Once the line containing "for (int j = 0; j < W; j++) cw[h][j]" is found in the entries below, restate it and each following line word for word, stopping after the line containing "PLSTAMP (7);".

Dataset entries:
┌──
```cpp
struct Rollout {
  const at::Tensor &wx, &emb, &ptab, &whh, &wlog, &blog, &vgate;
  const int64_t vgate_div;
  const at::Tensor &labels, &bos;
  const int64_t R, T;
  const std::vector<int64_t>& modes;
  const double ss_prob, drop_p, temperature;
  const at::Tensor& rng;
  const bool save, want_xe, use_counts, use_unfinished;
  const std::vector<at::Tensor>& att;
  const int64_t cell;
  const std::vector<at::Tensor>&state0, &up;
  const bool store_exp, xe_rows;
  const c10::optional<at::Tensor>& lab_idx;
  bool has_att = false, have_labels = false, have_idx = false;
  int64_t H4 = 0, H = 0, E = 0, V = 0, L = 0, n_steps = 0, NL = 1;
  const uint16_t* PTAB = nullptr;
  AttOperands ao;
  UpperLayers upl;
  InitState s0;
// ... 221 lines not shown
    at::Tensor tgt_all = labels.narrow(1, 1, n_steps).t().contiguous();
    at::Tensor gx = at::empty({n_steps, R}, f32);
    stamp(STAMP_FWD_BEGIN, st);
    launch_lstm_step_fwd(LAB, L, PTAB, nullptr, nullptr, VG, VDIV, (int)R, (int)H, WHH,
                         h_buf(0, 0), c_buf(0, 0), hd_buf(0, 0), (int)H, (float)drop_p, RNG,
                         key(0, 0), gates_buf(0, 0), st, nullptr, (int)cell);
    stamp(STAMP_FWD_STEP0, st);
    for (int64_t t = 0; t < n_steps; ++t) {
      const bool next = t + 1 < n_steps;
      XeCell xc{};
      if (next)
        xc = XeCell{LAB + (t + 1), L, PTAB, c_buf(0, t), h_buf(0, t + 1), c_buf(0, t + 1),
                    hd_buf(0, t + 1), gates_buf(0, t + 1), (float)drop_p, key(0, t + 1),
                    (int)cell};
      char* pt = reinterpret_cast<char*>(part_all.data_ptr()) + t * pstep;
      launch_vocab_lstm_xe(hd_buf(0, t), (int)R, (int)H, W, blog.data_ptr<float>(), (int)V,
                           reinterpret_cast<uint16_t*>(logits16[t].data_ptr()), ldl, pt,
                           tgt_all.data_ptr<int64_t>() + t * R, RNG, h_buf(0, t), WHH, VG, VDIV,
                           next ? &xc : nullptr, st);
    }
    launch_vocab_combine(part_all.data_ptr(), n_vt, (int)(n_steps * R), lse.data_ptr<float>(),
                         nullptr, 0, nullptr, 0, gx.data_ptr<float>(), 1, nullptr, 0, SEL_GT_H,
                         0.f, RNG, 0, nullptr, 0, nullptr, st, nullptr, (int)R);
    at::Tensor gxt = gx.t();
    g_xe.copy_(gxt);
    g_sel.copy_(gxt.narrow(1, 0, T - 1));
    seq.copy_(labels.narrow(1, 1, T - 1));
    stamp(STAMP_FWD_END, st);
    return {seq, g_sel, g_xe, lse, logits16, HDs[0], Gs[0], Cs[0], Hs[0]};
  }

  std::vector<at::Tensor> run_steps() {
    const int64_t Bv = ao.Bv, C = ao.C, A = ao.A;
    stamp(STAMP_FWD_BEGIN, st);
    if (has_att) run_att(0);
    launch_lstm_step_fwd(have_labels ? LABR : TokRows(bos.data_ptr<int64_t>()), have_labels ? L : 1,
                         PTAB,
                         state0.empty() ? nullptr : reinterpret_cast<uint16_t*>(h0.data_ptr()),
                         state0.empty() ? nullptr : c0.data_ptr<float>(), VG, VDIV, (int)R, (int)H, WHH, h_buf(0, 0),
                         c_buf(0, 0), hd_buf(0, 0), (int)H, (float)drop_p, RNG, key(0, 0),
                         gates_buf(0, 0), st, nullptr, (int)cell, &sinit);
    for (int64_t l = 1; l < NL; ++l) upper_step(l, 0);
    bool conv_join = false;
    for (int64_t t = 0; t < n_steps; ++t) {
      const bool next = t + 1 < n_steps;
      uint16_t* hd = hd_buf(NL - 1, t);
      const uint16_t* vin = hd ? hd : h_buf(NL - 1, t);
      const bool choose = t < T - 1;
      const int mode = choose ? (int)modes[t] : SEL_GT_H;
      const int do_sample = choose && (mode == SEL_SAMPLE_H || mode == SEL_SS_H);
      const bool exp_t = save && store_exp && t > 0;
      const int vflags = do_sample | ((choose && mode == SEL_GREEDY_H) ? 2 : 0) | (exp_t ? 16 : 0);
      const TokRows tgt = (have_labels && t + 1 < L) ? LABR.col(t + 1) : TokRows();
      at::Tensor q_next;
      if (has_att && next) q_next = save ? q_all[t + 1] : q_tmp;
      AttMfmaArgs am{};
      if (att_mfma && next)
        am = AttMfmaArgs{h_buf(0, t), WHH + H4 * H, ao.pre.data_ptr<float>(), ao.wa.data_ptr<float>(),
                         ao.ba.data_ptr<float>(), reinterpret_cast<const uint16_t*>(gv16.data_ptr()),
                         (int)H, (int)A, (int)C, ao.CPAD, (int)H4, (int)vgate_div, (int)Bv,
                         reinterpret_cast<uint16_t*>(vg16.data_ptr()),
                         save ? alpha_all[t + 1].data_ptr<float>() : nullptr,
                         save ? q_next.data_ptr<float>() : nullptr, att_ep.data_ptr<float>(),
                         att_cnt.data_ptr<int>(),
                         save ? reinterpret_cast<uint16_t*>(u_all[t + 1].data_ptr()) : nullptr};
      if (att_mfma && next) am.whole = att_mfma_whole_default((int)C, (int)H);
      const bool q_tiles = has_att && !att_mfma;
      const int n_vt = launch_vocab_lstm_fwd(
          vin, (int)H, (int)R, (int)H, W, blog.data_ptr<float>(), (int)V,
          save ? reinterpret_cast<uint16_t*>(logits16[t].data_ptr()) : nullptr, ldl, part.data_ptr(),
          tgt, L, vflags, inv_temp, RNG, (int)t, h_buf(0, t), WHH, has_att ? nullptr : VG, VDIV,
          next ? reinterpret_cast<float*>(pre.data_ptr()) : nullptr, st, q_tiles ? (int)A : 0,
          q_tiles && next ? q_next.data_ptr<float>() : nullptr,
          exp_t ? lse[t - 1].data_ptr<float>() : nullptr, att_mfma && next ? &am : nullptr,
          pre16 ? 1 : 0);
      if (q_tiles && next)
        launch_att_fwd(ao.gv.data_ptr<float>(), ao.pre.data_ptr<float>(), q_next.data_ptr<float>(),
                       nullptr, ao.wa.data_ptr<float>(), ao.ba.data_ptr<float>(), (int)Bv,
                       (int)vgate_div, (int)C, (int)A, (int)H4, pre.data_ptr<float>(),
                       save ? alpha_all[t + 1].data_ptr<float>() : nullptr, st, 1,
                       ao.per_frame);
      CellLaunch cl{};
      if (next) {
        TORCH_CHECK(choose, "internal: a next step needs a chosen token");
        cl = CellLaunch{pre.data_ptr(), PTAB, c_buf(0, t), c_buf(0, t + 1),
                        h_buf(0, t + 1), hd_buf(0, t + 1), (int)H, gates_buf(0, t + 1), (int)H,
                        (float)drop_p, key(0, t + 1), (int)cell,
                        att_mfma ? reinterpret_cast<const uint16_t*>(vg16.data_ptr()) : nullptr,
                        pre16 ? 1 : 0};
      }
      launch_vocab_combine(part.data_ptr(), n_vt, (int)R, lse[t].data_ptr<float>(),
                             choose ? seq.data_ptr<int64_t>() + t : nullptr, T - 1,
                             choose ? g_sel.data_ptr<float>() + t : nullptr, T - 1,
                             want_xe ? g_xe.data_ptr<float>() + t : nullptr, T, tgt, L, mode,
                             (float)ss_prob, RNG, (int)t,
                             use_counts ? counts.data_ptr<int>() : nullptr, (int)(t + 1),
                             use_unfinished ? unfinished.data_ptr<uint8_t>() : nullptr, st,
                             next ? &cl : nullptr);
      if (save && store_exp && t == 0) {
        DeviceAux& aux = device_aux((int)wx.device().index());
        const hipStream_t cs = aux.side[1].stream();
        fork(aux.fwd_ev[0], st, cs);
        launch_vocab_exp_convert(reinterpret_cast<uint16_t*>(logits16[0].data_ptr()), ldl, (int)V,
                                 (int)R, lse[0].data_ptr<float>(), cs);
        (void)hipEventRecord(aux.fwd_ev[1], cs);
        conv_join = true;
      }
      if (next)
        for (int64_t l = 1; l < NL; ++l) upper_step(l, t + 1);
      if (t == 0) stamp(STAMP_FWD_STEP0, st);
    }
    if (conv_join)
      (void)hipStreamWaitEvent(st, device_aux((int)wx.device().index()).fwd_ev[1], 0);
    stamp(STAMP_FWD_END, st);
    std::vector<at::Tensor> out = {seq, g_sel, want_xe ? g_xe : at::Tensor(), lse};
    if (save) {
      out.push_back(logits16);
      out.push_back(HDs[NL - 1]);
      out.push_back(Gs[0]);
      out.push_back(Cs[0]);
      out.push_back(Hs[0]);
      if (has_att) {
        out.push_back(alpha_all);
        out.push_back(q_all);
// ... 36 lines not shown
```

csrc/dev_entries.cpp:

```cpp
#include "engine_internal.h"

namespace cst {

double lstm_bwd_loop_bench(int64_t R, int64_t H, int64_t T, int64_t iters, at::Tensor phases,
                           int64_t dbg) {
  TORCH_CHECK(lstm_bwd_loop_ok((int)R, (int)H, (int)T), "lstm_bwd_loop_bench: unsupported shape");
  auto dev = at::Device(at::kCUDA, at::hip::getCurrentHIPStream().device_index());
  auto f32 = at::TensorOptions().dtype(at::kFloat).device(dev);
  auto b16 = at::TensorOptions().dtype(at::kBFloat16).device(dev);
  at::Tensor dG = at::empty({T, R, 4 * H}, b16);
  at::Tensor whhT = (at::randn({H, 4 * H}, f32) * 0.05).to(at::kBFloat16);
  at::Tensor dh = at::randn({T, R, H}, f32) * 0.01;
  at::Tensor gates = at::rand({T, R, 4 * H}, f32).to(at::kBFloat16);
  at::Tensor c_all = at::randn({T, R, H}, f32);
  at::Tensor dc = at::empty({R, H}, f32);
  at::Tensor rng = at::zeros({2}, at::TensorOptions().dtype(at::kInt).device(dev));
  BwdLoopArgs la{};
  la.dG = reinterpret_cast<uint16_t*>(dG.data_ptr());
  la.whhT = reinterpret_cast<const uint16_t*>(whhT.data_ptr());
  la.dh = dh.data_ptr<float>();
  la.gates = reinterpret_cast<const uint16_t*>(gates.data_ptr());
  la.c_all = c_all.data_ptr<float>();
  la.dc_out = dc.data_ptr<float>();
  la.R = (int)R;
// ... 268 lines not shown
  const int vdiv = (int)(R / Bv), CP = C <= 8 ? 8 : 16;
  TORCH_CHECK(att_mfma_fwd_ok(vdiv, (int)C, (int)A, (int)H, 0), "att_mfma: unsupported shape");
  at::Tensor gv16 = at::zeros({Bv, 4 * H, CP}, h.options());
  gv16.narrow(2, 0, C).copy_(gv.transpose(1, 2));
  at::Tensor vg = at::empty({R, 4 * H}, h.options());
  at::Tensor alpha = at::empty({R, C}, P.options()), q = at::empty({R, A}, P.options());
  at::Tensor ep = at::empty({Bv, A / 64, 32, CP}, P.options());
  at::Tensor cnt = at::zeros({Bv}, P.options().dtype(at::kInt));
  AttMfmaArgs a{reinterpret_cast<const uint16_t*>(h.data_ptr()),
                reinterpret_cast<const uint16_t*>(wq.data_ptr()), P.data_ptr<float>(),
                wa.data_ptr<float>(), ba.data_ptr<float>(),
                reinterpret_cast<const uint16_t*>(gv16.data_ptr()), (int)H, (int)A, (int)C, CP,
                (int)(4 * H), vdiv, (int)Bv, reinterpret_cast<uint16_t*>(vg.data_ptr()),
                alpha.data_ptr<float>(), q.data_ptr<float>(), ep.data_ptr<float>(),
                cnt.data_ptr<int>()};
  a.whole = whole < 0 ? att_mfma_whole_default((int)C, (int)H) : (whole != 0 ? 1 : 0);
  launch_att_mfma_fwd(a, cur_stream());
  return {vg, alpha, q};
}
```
└──
┌──
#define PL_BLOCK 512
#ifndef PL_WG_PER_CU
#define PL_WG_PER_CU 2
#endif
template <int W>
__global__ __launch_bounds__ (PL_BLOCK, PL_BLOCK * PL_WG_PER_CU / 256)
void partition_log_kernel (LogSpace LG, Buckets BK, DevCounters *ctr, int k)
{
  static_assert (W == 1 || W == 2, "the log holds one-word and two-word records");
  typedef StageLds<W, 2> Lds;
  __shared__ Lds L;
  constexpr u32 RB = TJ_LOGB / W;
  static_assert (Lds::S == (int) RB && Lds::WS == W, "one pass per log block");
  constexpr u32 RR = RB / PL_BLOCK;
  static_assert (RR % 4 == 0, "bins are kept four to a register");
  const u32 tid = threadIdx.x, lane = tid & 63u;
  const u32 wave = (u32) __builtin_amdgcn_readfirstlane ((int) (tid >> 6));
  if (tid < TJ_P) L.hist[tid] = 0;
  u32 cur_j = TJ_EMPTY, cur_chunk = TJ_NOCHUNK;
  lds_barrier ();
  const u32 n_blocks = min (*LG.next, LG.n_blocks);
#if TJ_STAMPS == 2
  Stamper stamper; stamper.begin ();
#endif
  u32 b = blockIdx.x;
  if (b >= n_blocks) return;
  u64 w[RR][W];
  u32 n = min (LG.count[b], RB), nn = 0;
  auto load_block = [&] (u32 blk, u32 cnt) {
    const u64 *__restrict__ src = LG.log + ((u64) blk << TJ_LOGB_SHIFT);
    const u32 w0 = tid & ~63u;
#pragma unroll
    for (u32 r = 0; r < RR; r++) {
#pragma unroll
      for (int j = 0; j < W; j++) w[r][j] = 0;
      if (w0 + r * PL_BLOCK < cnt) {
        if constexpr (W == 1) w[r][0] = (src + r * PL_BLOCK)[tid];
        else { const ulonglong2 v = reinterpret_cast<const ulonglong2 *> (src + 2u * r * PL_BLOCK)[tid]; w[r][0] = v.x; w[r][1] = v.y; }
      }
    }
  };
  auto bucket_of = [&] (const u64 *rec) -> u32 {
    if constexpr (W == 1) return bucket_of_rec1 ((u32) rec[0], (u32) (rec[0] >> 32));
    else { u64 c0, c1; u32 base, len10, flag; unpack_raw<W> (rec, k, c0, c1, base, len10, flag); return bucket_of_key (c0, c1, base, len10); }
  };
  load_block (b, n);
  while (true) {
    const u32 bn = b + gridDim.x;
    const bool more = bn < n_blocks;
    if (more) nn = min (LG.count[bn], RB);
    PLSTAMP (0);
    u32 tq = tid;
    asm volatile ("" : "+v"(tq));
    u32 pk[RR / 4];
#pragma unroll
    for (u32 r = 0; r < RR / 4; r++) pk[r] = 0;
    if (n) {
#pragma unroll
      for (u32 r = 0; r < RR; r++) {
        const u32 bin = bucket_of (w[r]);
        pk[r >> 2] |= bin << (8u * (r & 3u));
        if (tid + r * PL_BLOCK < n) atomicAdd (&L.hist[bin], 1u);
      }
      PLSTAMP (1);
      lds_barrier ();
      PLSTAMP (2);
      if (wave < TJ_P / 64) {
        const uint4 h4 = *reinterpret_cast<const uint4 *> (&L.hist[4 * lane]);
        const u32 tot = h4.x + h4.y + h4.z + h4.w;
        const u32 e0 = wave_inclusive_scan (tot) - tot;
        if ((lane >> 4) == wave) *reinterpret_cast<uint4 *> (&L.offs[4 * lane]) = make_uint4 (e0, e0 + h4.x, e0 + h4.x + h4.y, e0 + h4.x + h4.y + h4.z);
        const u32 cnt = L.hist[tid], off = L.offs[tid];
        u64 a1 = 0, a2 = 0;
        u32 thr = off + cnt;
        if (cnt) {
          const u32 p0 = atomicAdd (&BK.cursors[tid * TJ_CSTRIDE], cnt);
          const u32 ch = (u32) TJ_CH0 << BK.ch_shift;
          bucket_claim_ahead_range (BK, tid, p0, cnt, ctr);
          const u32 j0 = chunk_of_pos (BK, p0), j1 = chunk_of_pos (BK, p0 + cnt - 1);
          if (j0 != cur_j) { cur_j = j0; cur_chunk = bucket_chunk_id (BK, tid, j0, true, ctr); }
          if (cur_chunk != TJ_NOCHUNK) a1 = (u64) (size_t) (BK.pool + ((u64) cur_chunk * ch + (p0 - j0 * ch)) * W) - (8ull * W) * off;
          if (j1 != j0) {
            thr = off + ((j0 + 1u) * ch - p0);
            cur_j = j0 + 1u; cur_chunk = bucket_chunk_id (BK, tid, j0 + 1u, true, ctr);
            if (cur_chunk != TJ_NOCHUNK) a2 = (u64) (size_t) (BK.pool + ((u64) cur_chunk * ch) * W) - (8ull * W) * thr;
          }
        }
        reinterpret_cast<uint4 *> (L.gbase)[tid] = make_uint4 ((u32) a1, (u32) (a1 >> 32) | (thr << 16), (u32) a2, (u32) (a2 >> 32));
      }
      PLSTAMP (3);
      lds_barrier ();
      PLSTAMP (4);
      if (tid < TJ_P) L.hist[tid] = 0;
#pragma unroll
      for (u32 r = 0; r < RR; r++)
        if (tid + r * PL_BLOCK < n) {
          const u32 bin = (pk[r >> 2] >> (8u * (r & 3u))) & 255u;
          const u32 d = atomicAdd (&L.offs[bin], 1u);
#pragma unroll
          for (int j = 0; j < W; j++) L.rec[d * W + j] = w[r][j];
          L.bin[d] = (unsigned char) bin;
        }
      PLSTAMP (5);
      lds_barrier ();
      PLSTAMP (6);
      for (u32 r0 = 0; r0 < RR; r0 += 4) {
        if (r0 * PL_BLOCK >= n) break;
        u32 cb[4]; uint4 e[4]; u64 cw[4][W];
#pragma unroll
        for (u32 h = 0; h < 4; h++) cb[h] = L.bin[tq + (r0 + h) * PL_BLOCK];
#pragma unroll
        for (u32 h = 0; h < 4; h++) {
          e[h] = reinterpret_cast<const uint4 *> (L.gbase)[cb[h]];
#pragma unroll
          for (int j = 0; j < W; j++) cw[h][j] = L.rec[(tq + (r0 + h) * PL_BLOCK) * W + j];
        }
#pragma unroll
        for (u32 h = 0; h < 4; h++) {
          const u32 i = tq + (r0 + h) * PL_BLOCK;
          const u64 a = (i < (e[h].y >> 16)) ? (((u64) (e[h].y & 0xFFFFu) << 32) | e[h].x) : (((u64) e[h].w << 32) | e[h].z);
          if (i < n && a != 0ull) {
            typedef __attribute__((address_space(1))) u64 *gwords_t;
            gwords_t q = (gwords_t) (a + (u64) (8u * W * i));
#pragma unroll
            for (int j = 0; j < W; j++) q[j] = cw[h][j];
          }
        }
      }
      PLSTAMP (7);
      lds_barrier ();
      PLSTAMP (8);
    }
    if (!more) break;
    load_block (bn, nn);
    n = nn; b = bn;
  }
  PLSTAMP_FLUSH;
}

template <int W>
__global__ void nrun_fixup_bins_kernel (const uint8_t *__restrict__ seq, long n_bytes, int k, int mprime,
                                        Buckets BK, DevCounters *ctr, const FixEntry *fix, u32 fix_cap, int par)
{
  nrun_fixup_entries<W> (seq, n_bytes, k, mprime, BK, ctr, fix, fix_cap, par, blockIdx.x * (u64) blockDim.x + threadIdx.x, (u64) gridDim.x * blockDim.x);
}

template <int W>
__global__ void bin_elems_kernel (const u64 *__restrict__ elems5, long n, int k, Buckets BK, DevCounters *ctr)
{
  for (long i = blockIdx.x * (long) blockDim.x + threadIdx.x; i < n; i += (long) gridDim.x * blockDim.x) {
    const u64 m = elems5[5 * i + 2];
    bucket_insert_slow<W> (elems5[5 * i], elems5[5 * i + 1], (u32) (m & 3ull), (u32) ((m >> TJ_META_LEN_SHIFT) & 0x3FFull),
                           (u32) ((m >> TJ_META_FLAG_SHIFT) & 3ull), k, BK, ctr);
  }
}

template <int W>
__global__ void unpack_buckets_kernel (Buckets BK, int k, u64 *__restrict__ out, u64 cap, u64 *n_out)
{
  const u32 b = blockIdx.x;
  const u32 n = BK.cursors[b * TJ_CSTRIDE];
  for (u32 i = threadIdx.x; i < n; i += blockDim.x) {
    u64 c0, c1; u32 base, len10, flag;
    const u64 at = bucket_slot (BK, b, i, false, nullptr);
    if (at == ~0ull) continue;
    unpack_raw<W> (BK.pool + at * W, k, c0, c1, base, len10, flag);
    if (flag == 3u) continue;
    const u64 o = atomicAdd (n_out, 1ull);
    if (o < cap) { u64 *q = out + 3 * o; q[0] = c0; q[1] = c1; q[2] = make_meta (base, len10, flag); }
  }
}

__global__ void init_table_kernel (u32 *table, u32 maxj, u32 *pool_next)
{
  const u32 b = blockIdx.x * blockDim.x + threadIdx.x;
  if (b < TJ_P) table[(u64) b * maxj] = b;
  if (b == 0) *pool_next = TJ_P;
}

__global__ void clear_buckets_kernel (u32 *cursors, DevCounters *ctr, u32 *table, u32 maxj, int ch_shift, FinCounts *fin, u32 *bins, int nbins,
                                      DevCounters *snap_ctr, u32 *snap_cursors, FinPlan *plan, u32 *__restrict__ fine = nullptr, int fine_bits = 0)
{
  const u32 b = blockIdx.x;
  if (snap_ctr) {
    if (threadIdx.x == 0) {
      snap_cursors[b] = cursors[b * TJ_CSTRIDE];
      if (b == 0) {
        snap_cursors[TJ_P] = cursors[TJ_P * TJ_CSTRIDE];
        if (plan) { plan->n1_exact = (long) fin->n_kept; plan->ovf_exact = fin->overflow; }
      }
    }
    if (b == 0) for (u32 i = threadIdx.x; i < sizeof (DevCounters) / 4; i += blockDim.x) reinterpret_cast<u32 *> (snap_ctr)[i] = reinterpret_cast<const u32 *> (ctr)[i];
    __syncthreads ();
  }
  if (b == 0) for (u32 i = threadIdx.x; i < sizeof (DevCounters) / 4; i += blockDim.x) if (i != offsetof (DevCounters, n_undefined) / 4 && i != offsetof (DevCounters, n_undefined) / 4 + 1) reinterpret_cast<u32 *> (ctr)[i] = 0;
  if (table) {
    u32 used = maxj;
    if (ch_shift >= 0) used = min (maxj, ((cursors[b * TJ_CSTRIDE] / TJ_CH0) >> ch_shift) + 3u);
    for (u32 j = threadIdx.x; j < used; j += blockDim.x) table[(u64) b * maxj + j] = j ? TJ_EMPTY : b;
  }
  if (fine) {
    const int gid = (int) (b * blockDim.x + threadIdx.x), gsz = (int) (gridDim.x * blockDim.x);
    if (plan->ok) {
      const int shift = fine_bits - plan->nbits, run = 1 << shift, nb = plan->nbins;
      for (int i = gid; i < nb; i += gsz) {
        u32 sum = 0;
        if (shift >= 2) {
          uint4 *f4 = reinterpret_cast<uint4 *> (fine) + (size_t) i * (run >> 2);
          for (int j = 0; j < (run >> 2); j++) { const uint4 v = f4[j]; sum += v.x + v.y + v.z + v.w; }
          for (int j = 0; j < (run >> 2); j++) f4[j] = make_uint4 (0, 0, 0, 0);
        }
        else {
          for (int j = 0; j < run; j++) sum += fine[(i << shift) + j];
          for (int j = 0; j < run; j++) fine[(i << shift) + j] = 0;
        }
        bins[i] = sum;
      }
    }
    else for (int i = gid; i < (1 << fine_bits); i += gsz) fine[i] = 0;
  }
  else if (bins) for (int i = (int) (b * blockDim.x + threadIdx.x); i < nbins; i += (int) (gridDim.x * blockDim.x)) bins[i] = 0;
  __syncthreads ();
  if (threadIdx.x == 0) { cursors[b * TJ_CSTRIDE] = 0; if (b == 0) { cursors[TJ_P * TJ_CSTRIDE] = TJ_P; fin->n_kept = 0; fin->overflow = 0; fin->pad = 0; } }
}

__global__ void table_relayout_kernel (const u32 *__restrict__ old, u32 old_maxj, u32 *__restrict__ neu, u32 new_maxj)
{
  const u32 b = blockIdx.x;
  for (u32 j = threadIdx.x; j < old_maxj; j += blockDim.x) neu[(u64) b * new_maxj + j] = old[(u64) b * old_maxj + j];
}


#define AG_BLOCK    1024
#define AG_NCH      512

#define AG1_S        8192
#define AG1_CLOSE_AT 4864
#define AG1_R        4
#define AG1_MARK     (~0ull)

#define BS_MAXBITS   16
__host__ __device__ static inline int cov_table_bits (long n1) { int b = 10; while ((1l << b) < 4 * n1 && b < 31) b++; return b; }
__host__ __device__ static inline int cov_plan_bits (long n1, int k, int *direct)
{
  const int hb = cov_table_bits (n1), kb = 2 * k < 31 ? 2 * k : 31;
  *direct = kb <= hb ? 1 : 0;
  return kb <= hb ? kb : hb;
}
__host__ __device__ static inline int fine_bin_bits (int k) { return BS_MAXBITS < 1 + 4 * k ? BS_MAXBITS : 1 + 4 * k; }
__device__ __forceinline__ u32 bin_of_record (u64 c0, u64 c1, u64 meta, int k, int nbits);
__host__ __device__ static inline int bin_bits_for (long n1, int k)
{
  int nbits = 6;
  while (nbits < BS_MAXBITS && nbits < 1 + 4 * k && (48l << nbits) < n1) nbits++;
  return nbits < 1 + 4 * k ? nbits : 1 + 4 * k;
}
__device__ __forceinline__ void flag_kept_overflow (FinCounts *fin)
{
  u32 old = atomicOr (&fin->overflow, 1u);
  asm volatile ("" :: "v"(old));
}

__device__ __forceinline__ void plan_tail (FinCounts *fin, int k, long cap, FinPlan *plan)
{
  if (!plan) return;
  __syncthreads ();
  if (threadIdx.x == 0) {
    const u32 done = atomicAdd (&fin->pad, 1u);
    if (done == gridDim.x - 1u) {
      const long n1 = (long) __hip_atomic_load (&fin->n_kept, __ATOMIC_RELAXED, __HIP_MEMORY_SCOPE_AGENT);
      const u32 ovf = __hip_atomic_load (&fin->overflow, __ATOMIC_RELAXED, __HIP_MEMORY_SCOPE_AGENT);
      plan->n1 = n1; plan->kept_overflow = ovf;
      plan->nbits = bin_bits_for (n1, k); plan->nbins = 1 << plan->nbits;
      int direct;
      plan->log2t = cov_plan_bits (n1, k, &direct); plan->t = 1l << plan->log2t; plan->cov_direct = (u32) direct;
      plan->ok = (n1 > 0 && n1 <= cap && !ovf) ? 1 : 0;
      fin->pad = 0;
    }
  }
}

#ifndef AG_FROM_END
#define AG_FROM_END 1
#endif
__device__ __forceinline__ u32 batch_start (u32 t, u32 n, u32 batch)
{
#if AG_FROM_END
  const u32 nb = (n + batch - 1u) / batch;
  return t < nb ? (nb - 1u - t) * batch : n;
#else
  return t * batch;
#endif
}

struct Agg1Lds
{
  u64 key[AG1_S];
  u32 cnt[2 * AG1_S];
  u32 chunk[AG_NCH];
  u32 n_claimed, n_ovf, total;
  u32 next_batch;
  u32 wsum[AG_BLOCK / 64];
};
└──
• **Solved problem**:
          for (int j = 0; j < W; j++) cw[h][j] = L.rec[(tq + (r0 + h) * PL_BLOCK) * W + j];
        }
#pragma unroll
        for (u32 h = 0; h < 4; h++) {
          const u32 i = tq + (r0 + h) * PL_BLOCK;
          const u64 a = (i < (e[h].y >> 16)) ? (((u64) (e[h].y & 0xFFFFu) << 32) | e[h].x) : (((u64) e[h].w << 32) | e[h].z);
          if (i < n && a != 0ull) {
            typedef __attribute__((address_space(1))) u64 *gwords_t;
            gwords_t q = (gwords_t) (a + (u64) (8u * W * i));
#pragma unroll
            for (int j = 0; j < W; j++) q[j] = cw[h][j];
          }
        }
      }
      PLSTAMP (7);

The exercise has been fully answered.